[PROVIDED DATA Boundary: Start]
__global__ __launch_bounds__(512, 1) void resblock0_kernel(ResBlock0Desc d, unsigned w1_gimage, unsigned w2_gimage,
                                                           unsigned ws_gimage) {
  extern __shared__ __attribute__((aligned(16))) char smem[];
  using P = PolicyBF16X3;
  using Frag = typename P::Frag;
  auto mfma = [](const bf16x8& w, const bf16x8& x, const f32x4& c) __attribute__((always_inline)) {
    return __builtin_amdgcn_mfma_f32_16x16x32_bf16(w, x, c, 0, 0, 0);
  };
  const int tid = threadIdx.x, lane = tid & 63, wave = __builtin_amdgcn_readfirstlane(tid >> 6);
  const int lr = lane & 15, kg = lane >> 4;
  char* sW1 = smem;
  char* sW2 = sW1 + 2 * IMG1;
  char* sWs = sW2 + 2 * IMG2;
  char* sWinAll = sWs + 2 * IMGS;
  char* sXAll = sWinAll + 2 * WIN;
  float* sB1 = reinterpret_cast<float*>(sXAll + 2 * XT);
  float* sB2 = sB1 + 64;
  unsigned* sCntRaw = reinterpret_cast<unsigned*>(sB2 + 32);
  float* sPost = sB2 + 32 + 8;
  const int npost = min(d.N, NPOST);
  {
    const char* w1 = reinterpret_cast<const char*>(d.w1);
    for (int i = tid; i < 2 * 20 * 64; i += 512) {
      const int im = i >= 20 * 64, idx = im ? i - 20 * 64 : i;
      const int ch = idx % 64, kgp = (idx / 64) & 3, j = idx / (4 * 64), tap = 2 * j + (kgp >> 1);
      u32x4 v = {0u, 0u, 0u, 0u};
      if (tap < 9) v = *reinterpret_cast<const u32x4*>(w1 + (size_t)im * w1_gimage + ((size_t)(tap * 4 + (kgp & 1)) * 64 + ch) * 16);
      *reinterpret_cast<u32x4*>(sW1 + (size_t)im * IMG1 + (size_t)idx * 16) = v;
    }
    auto copy = [&](char* dst, const char* src, int bytes) __attribute__((always_inline)) {
      for (int o = tid * 16; o < bytes; o += 512 * 16) *reinterpret_cast<u32x4*>(dst + o) = *reinterpret_cast<const u32x4*>(src + o);
    };
    const char* w2 = reinterpret_cast<const char*>(d.w2);
    const char* wsc = reinterpret_cast<const char*>(d.ws);
    copy(sW2, w2, IMG2);
    copy(sW2 + IMG2, w2 + w2_gimage, IMG2);
    copy(sWs, wsc, IMGS);
    copy(sWs + IMGS, wsc + ws_gimage, IMGS);
    for (int i = tid; i < 64; i += 512) sB1[i] = d.b1[i];
    for (int i = tid; i < 32; i += 512) sB2[i] = d.b2[i] + d.bs[i];
    if (tid < 8) sCntRaw[tid] = 0u;
    for (int i = tid; i < npost * 32; i += 512) sPost[i] = d.temb[(size_t)(i >> 5) * d.temb_cs + (i & 31)];
  }
  __syncthreads();

  const int grp = wave >> 2, gw = wave & 3;
  char* sWin = sWinAll + grp * WIN;
  const sp_flag_ptr cWritten = (sp_flag_ptr)(sCntRaw + 2 * grp), cRead = (sp_flag_ptr)(sCntRaw + 2 * grp + 1);
  const int gx = d.W / TW_, gy = d.H / TH_;
  const int total = d.N * gy * gx;
  const int xcd = blockIdx.x & 7, member = blockIdx.x >> 3, members = gridDim.x >> 3;
  const int t_lo = (int)((long long)total * xcd / 8), t_hi = (int)((long long)total * (xcd + 1) / 8);
  const char* zero = reinterpret_cast<const char*>(d.zero_line);
  const char* xb = reinterpret_cast<const char*>(d.x);
  char* sX = sXAll + grp * XT;
  const sp_flag_ptr cTile = (sp_flag_ptr)(sCntRaw + 4 + grp);
  constexpr int XPIX = (TH_ + 4) * (TW_ + 4), XW = TW_ + 4;
  int tx0 = 0, ty0 = 0, n = 0;
  const int qstep_ = 2 * (int)(gridDim.x >> 3);
  const int step_x = qstep_ % gx, step_y = (qstep_ / gx) % gy, step_n = qstep_ / (gx * gy);
  int bx = 0, by = 0;
  auto place_first = [&](int q) __attribute__((always_inline)) {
    bx = q % gx; by = (q / gx) % gy; n = q / (gx * gy);
    tx0 = bx * TW_; ty0 = by * TH_;
  };
  auto place_next = [&]() __attribute__((always_inline)) {
    bx += step_x;
    if (bx >= gx) { bx -= gx; ++by; }
    by += step_y;
    if (by >= gy) { by -= gy; ++n; }
    n += step_n;
    tx0 = bx * TW_; ty0 = by * TH_;
  };
  unsigned goff[4];
#pragma unroll
  for (int i = 0; i < 4; ++i) {
    const int e = i * 256 + gw * 64 + lane, pix = min(e >> 2, XPIX - 1);
    const int py = (pix * 3277) >> 16, px = pix - py * XW;
    goff[i] = (unsigned)((py * d.W + px) * 64 + (e & 3) * 16);
  }
  u32x4 xr[4];
  auto tile_load = [&]() __attribute__((always_inline)) {
    const char* ximg = xb + (size_t)n * d.H * d.W * 64;
    if (ty0 >= 2 && ty0 + TH_ + 2 <= d.H && tx0 >= 2 && tx0 + TW_ + 2 <= d.W) {
      typedef const __attribute__((address_space(1))) char* gptr;
      const unsigned long long gi = (unsigned long long)(ximg + ((long long)(ty0 - 2) * d.W + (tx0 - 2)) * 64);
      gptr g = (gptr)(((unsigned long long)(unsigned)__builtin_amdgcn_readfirstlane((int)(gi >> 32)) << 32) |
                      (unsigned)__builtin_amdgcn_readfirstlane((int)(unsigned)gi));
      asm volatile("" : "+s"(g));
#pragma unroll
      for (int i = 0; i < 4; ++i) xr[i] = *(const __attribute__((address_space(1))) u32x4*)(g + goff[i]);
    } else {
#pragma unroll
      for (int i = 0; i < 4; ++i) {
        const int e = i * 256 + gw * 64 + lane, pix = e >> 2;
        const int py = (pix * 3277) >> 16, px = pix - py * XW;
        const int y = ty0 - 2 + py, x = tx0 - 2 + px;
        const bool ok = pix < XPIX && y >= 0 && y < d.H && x >= 0 && x < d.W;
        xr[i] = *reinterpret_cast<const u32x4*>(ok ? ximg + ((size_t)y * d.W + x) * 64 + (e & 3) * 16 : zero);
      }
    }
  };
  auto tile_store = [&]() __attribute__((always_inline)) {
#pragma unroll
    for (int i = 0; i < 4; ++i) {
      const int e = i * 256 + gw * 64 + lane;
      if ((e >> 2) < XPIX) *reinterpret_cast<u32x4*>(sX + (e & 3) * XPLANE + (e >> 2) * 16) = xr[i];
    }
    sp_release(cTile, lane);
  };
  constexpr int MAXB = NBLK_A / 4;
  static_assert(MAXB * 4 == NBLK_A, "three blocks per wave");
  int wp[MAXB], relL[MAXB], tapL[5];
#pragma unroll
  for (int b = 0; b < MAXB; ++b) {
    const int p = min((gw + 4 * b) * 16 + lr, NPIX - 1);
    const int py = (p * 3641) >> 16, px = p - py * IW;
    wp[b] = p;
    relL[b] = ((py + 1) * XW + px + 1) * 16 + (kg & 1) * XPLANE;
  }
#pragma unroll
  for (int j = 0; j < 5; ++j) {
    const int tap = min(2 * j + (kg >> 1), 8);
    tapL[j] = ((tap / 3 - 1) * XW + tap % 3 - 1) * 16;
  }
  auto operand = [&](int b, int j) __attribute__((always_inline)) {
    const char* p = sX + relL[b] + tapL[j];
    return Frag{*reinterpret_cast<const bf16x8*>(p), *reinterpret_cast<const bf16x8*>(p + 2 * XPLANE)};
  };
  const int q0 = t_lo + 2 * member + grp, qstep = 2 * members;
#ifdef DRS_SP_TIMELINE
  unsigned long long tl[8] = {0, 0, 0, 0, 0, 0, 0, 0};
  const unsigned long long tl_begin = __builtin_amdgcn_s_memtime();
  unsigned long long tl_last = tl_begin, tl_n = 0;
#endif
  if (q0 < t_hi) {
    place_first(q0);
    tile_load();
    tile_store();
    if (q0 + qstep < t_hi) {
      place_next();
      tile_load();
      asm volatile("" :: "v"(xr[0]), "v"(xr[1]), "v"(xr[2]), "v"(xr[3]));
    }
  }
  if (grp == 1) { __builtin_amdgcn_s_sleep(64); __builtin_amdgcn_s_sleep(32); }
  unsigned k = 0;
  u32x4 kept[4] = {};
  int cbx = q0 % gx, cby = (q0 / gx) % gy, cn = q0 / (gx * gy);
  for (int q = q0; q < t_hi; q += qstep, ++k) {
#ifdef DRS_SP_TIMELINE
    ++tl_n;
#endif
    RB_STAMP(7);
    const int cty0 = cby * TH_, ctx0 = cbx * TW_;
    sp_poll_lds(cTile, 4u * (k + 1), d.fault);
    const bool more = q + qstep < t_hi;
    f32x4 acc[MAXB][4];
#pragma unroll
    for (int b = 0; b < MAXB; ++b)
#pragma unroll
      for (int t = 0; t < 4; ++t) acc[b][t] = f32x4{0.f, 0.f, 0.f, 0.f};
    const char* w1lane = sW1 + ((size_t)kg * 64 + lr) * 16;
    Frag a[2][MAXB], wfa[2][2];
#pragma unroll
    for (int b = 0; b < MAXB; ++b) a[0][b] = operand(b, 0);
#pragma unroll
    for (int u = 0; u < 2; ++u) wfa[0][u] = P::load(w1lane, (size_t)IMG1, (size_t)(u * 16) * 16);
#pragma unroll
    for (int st = 0; st < 10; ++st) {
      const int j = st >> 1, h = st & 1;
      if (st + 1 < 10) {
#pragma unroll
        for (int u = 0; u < 2; ++u)
          wfa[(st + 1) & 1][u] = P::load(w1lane, (size_t)IMG1, (size_t)(((st + 1) >> 1) * 4 * 64 + (((st + 1) & 1) * 2 + u) * 16) * 16);
      }
      if (h == 0 && j + 1 < 5) {
#pragma unroll
        for (int b = 0; b < MAXB; ++b) a[(j + 1) & 1][b] = operand(b, j + 1);
      }
      {
        const Frag (&wf)[2] = wfa[st & 1];
#pragma unroll
        for (int u = 0; u < 2; ++u)
#pragma unroll
          for (int b = 0; b < MAXB; ++b) acc[b][2 * h + u] = mfma(wf[u].lo, a[j & 1][b].hi, acc[b][2 * h + u]);
#pragma unroll
        for (int u = 0; u < 2; ++u)
#pragma unroll
          for (int b = 0; b < MAXB; ++b) acc[b][2 * h + u] = mfma(wf[u].hi, a[j & 1][b].lo, acc[b][2 * h + u]);
#pragma unroll
        for (int u = 0; u < 2; ++u)
#pragma unroll
          for (int b = 0; b < MAXB; ++b) acc[b][2 * h + u] = mfma(wf[u].hi, a[j & 1][b].hi, acc[b][2 * h + u]);
      }
      if (h == 0 && j + 1 < 5) __builtin_amdgcn_sched_group_barrier(0x100, 4 + 2 * MAXB, 0);
      else if (st + 1 < 10) __builtin_amdgcn_sched_group_barrier(0x100, 4, 0);
      __builtin_amdgcn_sched_group_barrier(0x008, 18, 0);
      __builtin_amdgcn_sched_barrier(0);
    }
    asm volatile("" :: "v"(kept[0]), "v"(kept[1]), "v"(kept[2]), "v"(kept[3]));
    RB_STAMP(0);
    Frag xs[2];
#pragma unroll
    for (int r = 0; r < 2; ++r) {
      const char* p = sX + ((2 + 2 * gw + r) * XW + 2 + lr) * 16 + (kg & 1) * XPLANE;
      xs[r] = Frag{*reinterpret_cast<const bf16x8*>(p), *reinterpret_cast<const bf16x8*>(p + 2 * XPLANE)};
    }
    float bm[8], bs[8], te[8];
    {
      const float4 m0 = *reinterpret_cast<const float4*>(sB1 + kg * 8), m1 = *reinterpret_cast<const float4*>(sB1 + kg * 8 + 4);
      const float4 s0 = *reinterpret_cast<const float4*>(sB1 + 32 + kg * 8), s1 = *reinterpret_cast<const float4*>(sB1 + 32 + kg * 8 + 4);
      float4 e0, e1;
      if (cn < npost) {
        e0 = *reinterpret_cast<const float4*>(sPost + cn * 32 + kg * 8); e1 = *reinterpret_cast<const float4*>(sPost + cn * 32 + kg * 8 + 4);
      } else {
        const float* gp = d.temb + (size_t)cn * d.temb_cs + kg * 8;
        e0 = *reinterpret_cast<const float4*>(gp); e1 = *reinterpret_cast<const float4*>(gp + 4);
      }
      bm[0] = m0.x; bm[1] = m0.y; bm[2] = m0.z; bm[3] = m0.w; bm[4] = m1.x; bm[5] = m1.y; bm[6] = m1.z; bm[7] = m1.w;
      bs[0] = s0.x; bs[1] = s0.y; bs[2] = s0.z; bs[3] = s0.w; bs[4] = s1.x; bs[5] = s1.y; bs[6] = s1.z; bs[7] = s1.w;
      te[0] = e0.x; te[1] = e0.y; te[2] = e0.z; te[3] = e0.w; te[4] = e1.x; te[5] = e1.y; te[6] = e1.z; te[7] = e1.w;
    }
    RB_STAMP(1);
    sp_poll_lds(cRead, 4u * k, d.fault);
    RB_STAMP(2);
#pragma unroll
    for (int b = 0; b < MAXB; ++b) {
      float v[8];
#pragma unroll
      for (int t = 0; t < 2; ++t)
#pragma unroll
        for (int i = 0; i < 4; ++i)
          v[t * 4 + i] = (drs_maxf(acc[b][t][i] + bm[t * 4 + i], 0.f) + (acc[b][t + 2][i] + bs[t * 4 + i])) + te[t * 4 + i];
      u32x4 hh, hl;
      drs_sp_split8(v, hh, hl);
      int p = wp[b];
      asm volatile("" : "+v"(p));
      const int py = (p * 3641) >> 16, px = p - py * IW;
      const int y = cty0 - 1 + py, x = ctx0 - 1 + px;
      const bool inside = y >= 0 && y < d.H && x >= 0 && x < d.W;
      if (!inside) { hh = u32x4{0u, 0u, 0u, 0u}; hl = u32x4{0u, 0u, 0u, 0u}; }
      if ((gw + 4 * b) * 16 + lr < NPIX) {
        char* wpix = sWin + p * 128;
        const int s0 = ((kg + p) & 7) * 16;
        *reinterpret_cast<u32x4*>(wpix + s0) = hh;
        *reinterpret_cast<u32x4*>(wpix + (s0 ^ 64)) = hl;
      }
    }
    sp_release(cWritten, lane);
    sp_poll_lds(cWritten, 4u * (k + 1), d.fault);
    if (more) tile_store();
    RB_STAMP(3);
    f32x4 o[2][2];
#pragma unroll
    for (int r = 0; r < 2; ++r)
#pragma unroll
      for (int t = 0; t < 2; ++t) o[r][t] = f32x4{0.f, 0.f, 0.f, 0.f};
    const char* w2lane = sW2 + ((size_t)kg * 32 + lr) * 16;
    auto win = [&](int row, int kx) __attribute__((always_inline)) {
      const int p = (2 * gw + row) * IW + lr + kx;
      const char* wpix = sWin + p * 128;
      const int s0 = ((kg + p) & 7) * 16;
      return Frag{*reinterpret_cast<const bf16x8*>(wpix + s0), *reinterpret_cast<const bf16x8*>(wpix + (s0 ^ 64))};
    };
    Frag wr_[4][3];
    auto win_row = [&](int row) __attribute__((always_inline)) {
#pragma unroll
      for (int kx = 0; kx < 3; ++kx) wr_[row][kx] = win(row, kx);
    };
    win_row(0);
    win_row(1);
    {
      const char* wslane = sWs + ((size_t)kg * 32 + lr) * 16;
      Frag wfb[2][2];
      wfb[0][0] = P::load(w2lane, (size_t)IMG2, 0);
      wfb[0][1] = P::load(w2lane, (size_t)IMG2, (size_t)16 * 16);
#pragma unroll
      for (int st = 0; st < 10; ++st) {
#pragma unroll
        for (int t = 0; t < 2; ++t) {
          if (st + 1 < 9) wfb[(st + 1) & 1][t] = P::load(w2lane, (size_t)IMG2, (size_t)((st + 1) * 4 * 32 + t * 16) * 16);
          else if (st + 1 < 10) wfb[(st + 1) & 1][t] = P::load(wslane, (size_t)IMGS, (size_t)(t * 16) * 16);
        }
        if (st == 0) win_row(2);
        if (st == 3) {
          win_row(3);
          sp_release(cRead, lane);
        }
        const int ky = st < 9 ? st / 3 : 0, kx = st < 9 ? st % 3 : 0;
        const Frag& x0f = st < 9 ? wr_[ky][kx] : xs[0];
        const Frag& x1f = st < 9 ? wr_[ky + 1][kx] : xs[1];
        const Frag (&wf)[2] = wfb[st & 1];
#pragma unroll
        for (int t = 0; t < 2; ++t) { o[0][t] = mfma(wf[t].lo, x0f.hi, o[0][t]); o[1][t] = mfma(wf[t].lo, x1f.hi, o[1][t]); }
#pragma unroll
        for (int t = 0; t < 2; ++t) { o[0][t] = mfma(wf[t].hi, x0f.lo, o[0][t]); o[1][t] = mfma(wf[t].hi, x1f.lo, o[1][t]); }
#pragma unroll
        for (int t = 0; t < 2; ++t) { o[0][t] = mfma(wf[t].hi, x0f.hi, o[0][t]); o[1][t] = mfma(wf[t].hi, x1f.hi, o[1][t]); }
        if (st == 0 || st == 3) __builtin_amdgcn_sched_group_barrier(0x100, 10, 0);
        else if (st + 1 < 10) __builtin_amdgcn_sched_group_barrier(0x100, 4, 0);
        __builtin_amdgcn_sched_group_barrier(0x008, 12, 0);
        __builtin_amdgcn_sched_barrier(0);
      }
    }
    if (q + 2 * qstep < t_hi) {
      place_next();
      tile_load();
    }
    RB_STAMP(4);
    {
      const float4 b0 = *reinterpret_cast<const float4*>(sB2 + kg * 8), b1 = *reinterpret_cast<const float4*>(sB2 + kg * 8 + 4);
      const float bb[8] = {b0.x, b0.y, b0.z, b0.w, b1.x, b1.y, b1.z, b1.w};
      const bool lo = lr < 8;
      const size_t pix0 = ((size_t)cn * d.H + cty0 + 2 * gw) * d.W + ctx0 + (lr & 7);
      char* g = reinterpret_cast<char*>(d.out) + pix0 * 128 + (lo ? 0 : 64) + kg * 16;
#pragma unroll
      for (int r = 0; r < 2; ++r) {
        float v[8];
#pragma unroll
        for (int i = 0; i < 4; ++i) { v[i] = drs_maxf(o[r][0][i] + bb[i], 0.f); v[4 + i] = drs_maxf(o[r][1][i] + bb[4 + i], 0.f); }
        u32x4 H, L;
        drs_sp_split8(v, H, L);
        const u32x4 got = drs_dpp_swap8(lo ? L : H);
        kept[2 * r] = lo ? H : got;
        kept[2 * r + 1] = lo ? got : L;
        char* gr = g + (size_t)r * d.W * 128;
        drs_store16(gr, kept[2 * r]);
        drs_store16(gr + 8 * 128, kept[2 * r + 1]);
      }
    }
    RB_STAMP(5);
    cbx += step_x;
    if (cbx >= gx) { cbx -= gx; ++cby; }
    cby += step_y;
    if (cby >= gy) { cby -= gy; ++cn; }
    cn += step_n;
  }
#ifdef DRS_SP_TIMELINE
  if (blockIdx.x == 0 && (wave == 0 || wave == 7) && lane == 0) {
    const int o = wave == 0 ? 0 : 16;
    for (int i = 0; i < 8; ++i) drs_rb0_tl[o + i] = tl[i];
    drs_rb0_tl[o + 8] = tl_n;
    drs_rb0_tl[o + 9] = __builtin_amdgcn_s_memtime() - tl_begin;
  }
#endif
}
[PROVIDED DATA Boundary: End]
◆ GOAL OF THE EXERCISE: Look over the listing. Pull out every line with the string "more" in it.

◆ RESPONSE:
    const bool more = q + qstep < t_hi;
    if (more) tile_store();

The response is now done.